Même si son film se veut à saveur humoristique, c’est d’abord par le drame que le réalisateur charpente son œuvre. «Il faut que ça fonctionne comme un drame et après, par-dessus, je saupoudre de répliques rigolotes, je fais arriver des situations qui sont loufoques, qui sont un peu tendues, qui créent des malaises. Les personnages ne sont jamais « drivés » par l’humour. En dessous, il y a toujours une douleur, un drame, une vulnérabilité», explique le réalisateur.

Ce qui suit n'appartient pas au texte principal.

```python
_P, _D, _I, _L = ctypes.c_void_p, ctypes.c_double, ctypes.c_int, ctypes.c_long
SIGNATURES = {
    "rmt_last_error": (ctypes.c_char_p, []),
    "rmt_version": (_I, []),
    "rmt_ctx_create": (_I, [_I, _I, _I, _P, ctypes.POINTER(_P)]),
    "rmt_ctx_set_stream": (_I, [_P, _P]),
    "rmt_ctx_destroy": (_I, [_P]),
    "rmt_ctx_sync": (_I, [_P]),
    "rmt_ctx_set_profiling": (_I, [_P, _I]),
    "rmt_ctx_kernel_ms": (_I, [_P, ctypes.POINTER(_D)]),
    "rmt_ctx_set_option": (_I, [_P, ctypes.c_char_p, _I]),
    "rmt_ctx_get_option": (_I, [_P, ctypes.c_char_p, ctypes.POINTER(_I)]),
    "rmt_grad_x_2nd": (_I, [_P, _P, _D, _P]),
    "rmt_grad_y_2nd": (_I, [_P, _P, _D, _P]),
    "rmt_diff_upwind_3rd": (_I, [_P, _P, _P, _D, _I, _P]),
    "rmt_bilinear_interpolate": (_I, [_P, _P, _P, _P, _L, _D, _D, _P]),
    "rmt_advect_sl_rk4": (_I, [_P, _P, _P, _P, _P, _P, _D, _D, _D, _P]),
    "rmt_weno5_rhs": (_I, [_P, _P, _P, _P, _D, _D, _P, _D, _P]),
    "rmt_advect_weno5_rk3": (_I, [_P, _P, _P, _P, _D, _D, _D, _P, _D, _P]),
    "rmt_all_finite2": (_I, [_P, _P, _P, ctypes.POINTER(_I)]),
    "rmt_selftest_divk": (_I, [_P, _P, _L, _D, _P, _P]),
    "rmt_central_rhs": (_I, [_P, _P, _P, _P, _D, _D, _P, _D, _I, _P]),
    "rmt_advect_central_rk3": (_I, [_P, _P, _P, _P, _D, _D, _D, _P, _D, _I, _P]),
    "rmt_bicubic_interpolate": (_I, [_P, _P, _P, _P, _L, _D, _D, _P]),
    "rmt_advect_sl_cubic_rk4": (_I, [_P, _P, _P, _P, _P, _P, _D, _D, _D, _P]),
    "rmt_extrapolate_reference_map": (_I, [_P, _P, _P, _P, _D, _D, _I, _P, _P]),
    "rmt_extrap_set_mode": (_I, [_I]),
    "rmt_extrap_set_parallel": (_I, [_I]),
    "rmt_momentum_set_mode": (_I, [_I]),
    "rmt_extrap_last_path": (_I, [_P, ctypes.POINTER(_I)]),
    "rmt_rebuild_phi_disc": (_I, [_P, _P, _P, _D, _D, _D, _P]),
    "rmt_solid_cauchy_stress": (_I, [_P, _P, _P, _D, _D, _D, _D, _P, _D, _D, _I, _P, _P, _P, _P]),
    "rmt_smoothed_heaviside": (_I, [_P, _P, _L, _D, _P]),
    "rmt_apply_velocity_bc": (_I, [_P, _I, _D, _P, _P]),
    "rmt_momentum_step_rk4": (_I, [_P, ctypes.POINTER(rmt_momentum_params), _P, _P, _P, _P, _P,
                                   _P, _P, _P, _P, _P, _P, _P]),
    "rmt_compute_curvature": (_I, [_P, _P, _D, _D, _P]),
    "rmt_compute_contact_force": (_I, [_P, _P, _P, _D, _D, _D, _D, _P, _P]),
    "rmt_momentum_step_rk4_st": (_I, [_P, ctypes.POINTER(rmt_momentum_params), _D, _P, _P, _P,
                                      _P, _P, _P, _P, _P, _P, _P, _P, _P]),
    "rmt_momentum_step_rk4_2solids": (_I, [_P, ctypes.POINTER(rmt_momentum_params), _D, _D, _P,
                                           _P, _P, _P, _P, _P, _P, _P, _P, _P, _P, _P]),
    "rmt_mask_solid": (_I, [_P, _P, _P, _P]),
    "rmt_mixture_density": (_I, [_P, _P, _P, _D, _D, _D, _P]),
    "rmt_two_solid_diag": (_I, [_P, _P, _P, _P, _P, _P, ctypes.POINTER(_D)]),
    "rmt_pressure_projection_rho_field": (_I, [_P, _P, _P, _D, _D, _D, _P, _I, _D, _P, _P, _P,
                                               _P]),
    "rmt_divergence_rc": (_I, [_P, _P, _P, _P, _D, _D, _D, _P]),
    "rmt_divergence_central": (_I, [_P, _P, _P, _D, _D, _P]),
    "rmt_pressure_gradient": (_I, [_P, _P, _D, _D, _P, _P]),
    "rmt_solve_poisson_dct": (_I, [_P, _P, _D, _D, _P]),
    "rmt_pressure_projection": (_I, [_P, _P, _P, _D, _D, _D, _D, _I, _D, _P, _P, _P, _P]),
    "rmt_pressure_projection_variable": (_I, [_P, _P, _P, _D, _D, _D, _P, _I, _D, _P, _D, _I,
                                              _P, _P, _P, ctypes.POINTER(_I)]),
    "rmt_apply_variable_poisson": (_I, [_P, _P, _D, _D, _P, _P]),
    "rmt_divergence_rc_variable": (_I, [_P, _P, _P, _P, _D, _P, _D, _D, _P]),
    "rmt_compute_timestep": (_I, [_P, _P, _P, _D, _D, _D, _D, _D, _D, _D, _D, _D, _D, _D,
                                  ctypes.POINTER(_D)]),
    "rmt_divergence_2d_interior": (_I, [_P, _P, _P, _D, _D, _I, _P]),
    "rmt_compute_kinetic_energy": (_I, [_P, _P, _P, _D, _D, _P, _D, _D, _D, ctypes.POINTER(_D)]),
    "rmt_compute_strain_energy": (_I, [_P, _P, _P, _P, _D, _D, _D, _D, ctypes.POINTER(_D)]),
    "rmt_compute_viscous_dissipation": (_I, [_P, _P, _P, _D, _P, _D, _D, _D, _D,
                                             ctypes.POINTER(_D)]),
    "rmt_velocity_rhs_blended": (_I, [_P, _P, _P, _P, _P, _P, _P, _D, _D, _D, _P, _P, _P, _P,
                                      _P, _P]),
    "rmt_sim_create": (_I, [_P, ctypes.POINTER(rmt_sim_params), ctypes.POINTER(_P)]),
    "rmt_sim_destroy": (_I, [_P]),
    "rmt_sim_set_sync_every": (_I, [_P, _I]),
    "rmt_sim_field": (_I, [_P, _I, ctypes.POINTER(_P)]),
    "rmt_sim_step": (_I, [_P, _I, _D]),
    "rmt_sim_diagnostics": (_I, [_P, ctypes.POINTER(rmt_diag), _I, ctypes.POINTER(_I)]),
    "rmt_sim_set_profiling": (_I, [_P, _I]),
    "rmt_sim_set_carry": (_I, [_P, _I]),
    "rmt_sim_invalidate": (_I, [_P]),
    "rmt_sim_phase_times": (_I, [_P, ctypes.POINTER(_D), ctypes.POINTER(_L)]),
    "rmt_divergence_periodic": (_I, [_P, _P, _P, _D, _D, _P]),
    "rmt_pressure_gradient_periodic": (_I, [_P, _P, _D, _D, _P, _P]),
    "rmt_solve_poisson_fft": (_I, [_P, _P, _P, _P, _P]),
    "rmt_pressure_projection_periodic": (_I, [_P, _P, _P, _D, _D, _D, _D, _P, _I, _D, _P, _P,
                                              _P, _P, _P, _P]),
    "rmt_slab_create": (_I, [_P, ctypes.POINTER(rmt_sim_params), _I, _I, ctypes.POINTER(_I),
                             ctypes.POINTER(_I), ctypes.POINTER(_P)]),
    "rmt_slab_destroy": (_I, [_P]),
    "rmt_slab_info": (_I, [_P, ctypes.POINTER(_I), ctypes.POINTER(_D)]),
    "rmt_slab_buffer": (_I, [_P, _I, ctypes.POINTER(_P)]),
    "rmt_slab_begin": (_I, [_P]),
    "rmt_slab_advect_interior": (_I, [_P, _D]),
    "rmt_slab_advect": (_I, [_P, _D]),
    "rmt_slab_rim_pack": (_I, [_P]),
    "rmt_slab_extrapolate": (_I, [_P, _P, ctypes.POINTER(ctypes.c_longlong), ctypes.c_longlong]),
    "rmt_slab_momentum": (_I, [_P, _D]),
    "rmt_slab_project_rows": (_I, [_P, _D]),
    "rmt_slab_project_cols": (_I, [_P]),
    "rmt_slab_project_unrows": (_I, [_P]),
    "rmt_slab_sub_mean": (_I, [_P, _I, _P]),
    "rmt_slab_project_correct": (_I, [_P, _D]),
    "rmt_slab_finish": (_I, [_P]),
    "rmt_slab_set_device_dt": (_I, [_P, _I]),
    "rmt_slab_next_dt": (_I, [_P, _P, _I, _P]),
    "rmt_slab_rim_cap": (_I, [_P, ctypes.c_longlong]),
    "rmt_slab_next_bits": (_I, [_P]),
    "rmt_slab_geometry": (_I, [_P]),
    "rmt_slab_drop_geometry": (_I, [_P]),
    "rmt_slab_extrapolate_dev": (_I, [_P, _P, _P, ctypes.c_longlong]),
# ... 72 lines not shown
```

Son film présente donc un écrivain vedette, Michel Côté, jouissant d’une notoriété artificielle acquise sur le dos du véritable auteur de ses œuvres, Robin Aubert, aux prises avec une vie médiocre. Mais voilà qu’un jour, ce dernier perd tous ses moyens lorsque sa conjointe, Anne Casabonne, le laisse et le prive de son jeune fils. C’est à ce moment qu’il se tourne vers celui qu’il croit le meilleur pour inventer des histoires et le sortir de cette situation, l’éducateur de sa garderie familiale, Antoine Bertrand. C’est la découverte de l’amour de ce dernier qui fera que l’histoire prendra une tournure inhabituelle et haute en rebondissements.

Des premières aux dernières images (vraiment dernières) de cette comédie, Stéphane Lapointe réussi à garder le spectateur en haleine. Le rythme des idées qui se succèdent est bon, mais peut-être parfois un peu trop adulte pour un très jeune public.